Extracted data:
# Intsights/PySubstringSearch

Hardware: AMD Instinct MI355X
Metric: queries/sec (batched) + index-build GB/s on 512MB chunk, 1/2/4/8 GPU (higher is better)
Workload: dtype u64

## Files before the change

include/pss.h:

```cpp
#ifndef PSS_H
#define PSS_H

#include <stddef.h>
#include <stdint.h>

#ifdef __cplusplus
extern "C" {
#endif

#define PSS_OK 0
#define PSS_EINVAL (-1)
#define PSS_ENOMEM (-2)
#define PSS_EIO (-3)
#define PSS_ETOOBIG (-4)
#define PSS_EDEVICE (-5)
#define PSS_EFORMAT (-6)

typedef struct pss_writer pss_writer;
typedef struct pss_reader pss_reader;
typedef struct pss_result pss_result;


int pss_device_count(void);

// ... 39 lines not shown
    uint64_t fs_launches[9];
    uint64_t fs_elems[9];
    uint64_t msd;
    uint64_t msd_buckets;
    uint64_t msd_max_bucket;
    uint64_t msd_tiles;
    double msd_ms_g1;
    double msd_ms_g2;
    double msd_ms_local;
    uint64_t msd_slow_tiles;
    uint64_t runs;
    uint64_t rle;
    uint64_t rle_id_bits;
    double rle_ms_table;
    double rle_ms_reduced;
    double rle_ms_expand;
    uint64_t ss;
    uint64_t ss_buckets;
    uint64_t ss_max_bucket;
    uint64_t ss_tiles;
    uint64_t ss_samples;
    double ss_ms_sample;
    double ss_ms_g1;
    double ss_ms_g2;
    double ss_ms_local;
    double ms_initial;
    uint64_t period;
    uint64_t period_extent;
    uint64_t period_path;
    uint64_t plan_hint;
    uint64_t anchor;
    uint64_t anchor_omega;
    uint64_t anchor_w;
    uint64_t anchor_count;
    uint64_t anchor_active;
    uint64_t anchor_depth;
    uint64_t anchor_text_rounds;
    uint64_t anchor_rounds;
    uint64_t anchor_sum_active;
    uint64_t anchor_left;
    uint64_t anchor_levels;
    uint64_t probe_pairs;
    uint64_t probe_same;
    uint64_t periodic_rounds;
    uint64_t periodic_members;
    uint64_t ss_planned;
    uint64_t dup_screen;
    uint64_t ss_plan_refused;
    uint64_t ss_declined_nomem;
    uint64_t anchor_side;
    double anchor_ms;
    double ms_restarts;
    uint64_t msd_lookback;
} pss_sa_stats;

int32_t pss_sa_build(const uint8_t *T, int32_t *SA, int32_t n, int32_t device);

int32_t pss_sa_build_device(const void *d_T, void *d_SA, int32_t n, int32_t device,
                            uint32_t flags, pss_sa_stats *stats);

int32_t pss_sort_pairs_device(void *d_keys, void *d_vals, uint32_t n, int32_t key_bits, int32_t device,
                              double *ms_scatter);


int pss_writer_open(const char *path, int64_t max_chunk_len, int32_t device, pss_writer **out);
#define PSS_FORMAT_STRIPED 0x100
int pss_writer_open_format(const char *path, int64_t max_chunk_len, int32_t device, int32_t format_version,
                           pss_writer **out);
int pss_writer_open_multi(const char *path, int64_t max_chunk_len, const int32_t *devices, int32_t n_devices,
                          int32_t format_version, pss_writer **out);
int pss_writer_add_entry(pss_writer *w, const uint8_t *text, uint64_t len);
int pss_writer_add_file_lines(pss_writer *w, const char *path);
int pss_writer_dump(pss_writer *w);
int pss_writer_finalize(pss_writer *w);
int pss_writer_close(pss_writer *w);
uint64_t pss_writer_chunk_limit(const pss_writer *w);
typedef struct pss_writer_io {
    uint64_t records_mapped;
    uint64_t records_pwritten;
    uint64_t ingest_direct_bytes;
    uint64_t ingest_copied_bytes;
} pss_writer_io;
int pss_writer_io_stats(pss_writer *w, pss_writer_io *out);


int pss_reader_open(const char *path, int32_t device, int32_t shard_index, int32_t shard_count,
                    pss_reader **out);
int pss_reader_open_multi(const char *path, const int32_t *devices, int32_t n_devices, pss_reader **out);
uint64_t pss_reader_part_chunks(const pss_reader *r, uint64_t *counts, uint64_t cap);

int pss_reader_set_auto_residency(pss_reader *r, int32_t on);
int pss_reader_chunk_tiers(const pss_reader *r, uint8_t *tiers, uint64_t cap, uint64_t *auto_moves);
int pss_reader_evict_chunk(pss_reader *r, uint64_t index);
int pss_reader_promote_chunk(pss_reader *r, uint64_t index);
int pss_reader_set_low_latency(pss_reader *r, int32_t on);
int pss_reader_low_latency_stats(const pss_reader *r, uint64_t *launches, uint64_t *served);
#define PSS_ORDER_TEXT 0
#define PSS_ORDER_SA 1
int pss_reader_set_result_order(pss_reader *r, int32_t order);
int32_t pss_reader_result_order(const pss_reader *r);
int pss_reader_create(int32_t device, pss_reader **out);
int pss_reader_add_chunk_device(pss_reader *r, const void *d_text, const void *d_sa, uint32_t n);
int pss_reader_set_chunk_device(pss_reader *r, uint64_t index, const void *d_text, const void *d_sa, uint32_t n);
uint64_t pss_reader_num_chunks(const pss_reader *r);
int pss_reader_residency(const pss_reader *r, uint64_t *hbm_bytes, uint64_t *host_bytes, uint64_t *host_chunks);

// ... 127 lines not shown
```

pysubstringsearch_amd/_ffi.py:

```python
import ctypes
import os

_HERE = os.path.dirname(os.path.abspath(__file__))
LIB_PATH = os.environ.get('PSS_LIBPSS') or os.path.join(_HERE, 'libpss.so')

PSS_OK, PSS_EINVAL, PSS_ENOMEM, PSS_EIO, PSS_ETOOBIG, PSS_EDEVICE, PSS_EFORMAT = 0, -1, -2, -3, -4, -5, -6

CORPUS_LINES, CORPUS_WORDS, CORPUS_RUNS, CORPUS_PERIODIC = 0, 1, 2, 3
CORPUS_REPEAT_LINE, CORPUS_DUP_BLOCKS, CORPUS_MIXED, CORPUS_SOURCE = 4, 5, 6, 7
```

Problem: The answer is the full set of records above, repeated exactly.

Output for this exercise:
# Intsights/PySubstringSearch

Hardware: AMD Instinct MI355X
Metric: queries/sec (batched) + index-build GB/s on 512MB chunk, 1/2/4/8 GPU (higher is better)
Workload: dtype u64

## Files before the change

include/pss.h:

```cpp
#ifndef PSS_H
#define PSS_H

#include <stddef.h>
#include <stdint.h>

#ifdef __cplusplus
extern "C" {
#endif

#define PSS_OK 0
#define PSS_EINVAL (-1)
#define PSS_ENOMEM (-2)
#define PSS_EIO (-3)
#define PSS_ETOOBIG (-4)
#define PSS_EDEVICE (-5)
#define PSS_EFORMAT (-6)

typedef struct pss_writer pss_writer;
typedef struct pss_reader pss_reader;
typedef struct pss_result pss_result;


int pss_device_count(void);

// ... 39 lines not shown
    uint64_t fs_launches[9];
    uint64_t fs_elems[9];
    uint64_t msd;
    uint64_t msd_buckets;
    uint64_t msd_max_bucket;
    uint64_t msd_tiles;
    double msd_ms_g1;
    double msd_ms_g2;
    double msd_ms_local;
    uint64_t msd_slow_tiles;
    uint64_t runs;
    uint64_t rle;
    uint64_t rle_id_bits;
    double rle_ms_table;
    double rle_ms_reduced;
    double rle_ms_expand;
    uint64_t ss;
    uint64_t ss_buckets;
    uint64_t ss_max_bucket;
    uint64_t ss_tiles;
    uint64_t ss_samples;
    double ss_ms_sample;
    double ss_ms_g1;
    double ss_ms_g2;
    double ss_ms_local;
    double ms_initial;
    uint64_t period;
    uint64_t period_extent;
    uint64_t period_path;
    uint64_t plan_hint;
    uint64_t anchor;
    uint64_t anchor_omega;
    uint64_t anchor_w;
    uint64_t anchor_count;
    uint64_t anchor_active;
    uint64_t anchor_depth;
    uint64_t anchor_text_rounds;
    uint64_t anchor_rounds;
    uint64_t anchor_sum_active;
    uint64_t anchor_left;
    uint64_t anchor_levels;
    uint64_t probe_pairs;
    uint64_t probe_same;
    uint64_t periodic_rounds;
    uint64_t periodic_members;
    uint64_t ss_planned;
    uint64_t dup_screen;
    uint64_t ss_plan_refused;
    uint64_t ss_declined_nomem;
    uint64_t anchor_side;
    double anchor_ms;
    double ms_restarts;
    uint64_t msd_lookback;
} pss_sa_stats;

int32_t pss_sa_build(const uint8_t *T, int32_t *SA, int32_t n, int32_t device);

int32_t pss_sa_build_device(const void *d_T, void *d_SA, int32_t n, int32_t device,
                            uint32_t flags, pss_sa_stats *stats);

int32_t pss_sort_pairs_device(void *d_keys, void *d_vals, uint32_t n, int32_t key_bits, int32_t device,
                              double *ms_scatter);


int pss_writer_open(const char *path, int64_t max_chunk_len, int32_t device, pss_writer **out);
#define PSS_FORMAT_STRIPED 0x100
int pss_writer_open_format(const char *path, int64_t max_chunk_len, int32_t device, int32_t format_version,
                           pss_writer **out);
int pss_writer_open_multi(const char *path, int64_t max_chunk_len, const int32_t *devices, int32_t n_devices,
                          int32_t format_version, pss_writer **out);
int pss_writer_add_entry(pss_writer *w, const uint8_t *text, uint64_t len);
int pss_writer_add_file_lines(pss_writer *w, const char *path);
int pss_writer_dump(pss_writer *w);
int pss_writer_finalize(pss_writer *w);
int pss_writer_close(pss_writer *w);
uint64_t pss_writer_chunk_limit(const pss_writer *w);
typedef struct pss_writer_io {
    uint64_t records_mapped;
    uint64_t records_pwritten;
    uint64_t ingest_direct_bytes;
    uint64_t ingest_copied_bytes;
} pss_writer_io;
int pss_writer_io_stats(pss_writer *w, pss_writer_io *out);


int pss_reader_open(const char *path, int32_t device, int32_t shard_index, int32_t shard_count,
                    pss_reader **out);
int pss_reader_open_multi(const char *path, const int32_t *devices, int32_t n_devices, pss_reader **out);
uint64_t pss_reader_part_chunks(const pss_reader *r, uint64_t *counts, uint64_t cap);

int pss_reader_set_auto_residency(pss_reader *r, int32_t on);
int pss_reader_chunk_tiers(const pss_reader *r, uint8_t *tiers, uint64_t cap, uint64_t *auto_moves);
int pss_reader_evict_chunk(pss_reader *r, uint64_t index);
int pss_reader_promote_chunk(pss_reader *r, uint64_t index);
int pss_reader_set_low_latency(pss_reader *r, int32_t on);
int pss_reader_low_latency_stats(const pss_reader *r, uint64_t *launches, uint64_t *served);
#define PSS_ORDER_TEXT 0
#define PSS_ORDER_SA 1
int pss_reader_set_result_order(pss_reader *r, int32_t order);
int32_t pss_reader_result_order(const pss_reader *r);
int pss_reader_create(int32_t device, pss_reader **out);
int pss_reader_add_chunk_device(pss_reader *r, const void *d_text, const void *d_sa, uint32_t n);
int pss_reader_set_chunk_device(pss_reader *r, uint64_t index, const void *d_text, const void *d_sa, uint32_t n);
uint64_t pss_reader_num_chunks(const pss_reader *r);
int pss_reader_residency(const pss_reader *r, uint64_t *hbm_bytes, uint64_t *host_bytes, uint64_t *host_chunks);

// ... 127 lines not shown
```

pysubstringsearch_amd/_ffi.py:

```python
import ctypes
import os

_HERE = os.path.dirname(os.path.abspath(__file__))
LIB_PATH = os.environ.get('PSS_LIBPSS') or os.path.join(_HERE, 'libpss.so')

PSS_OK, PSS_EINVAL, PSS_ENOMEM, PSS_EIO, PSS_ETOOBIG, PSS_EDEVICE, PSS_EFORMAT = 0, -1, -2, -3, -4, -5, -6

CORPUS_LINES, CORPUS_WORDS, CORPUS_RUNS, CORPUS_PERIODIC = 0, 1, 2, 3
CORPUS_REPEAT_LINE, CORPUS_DUP_BLOCKS, CORPUS_MIXED, CORPUS_SOURCE = 4, 5, 6, 7
```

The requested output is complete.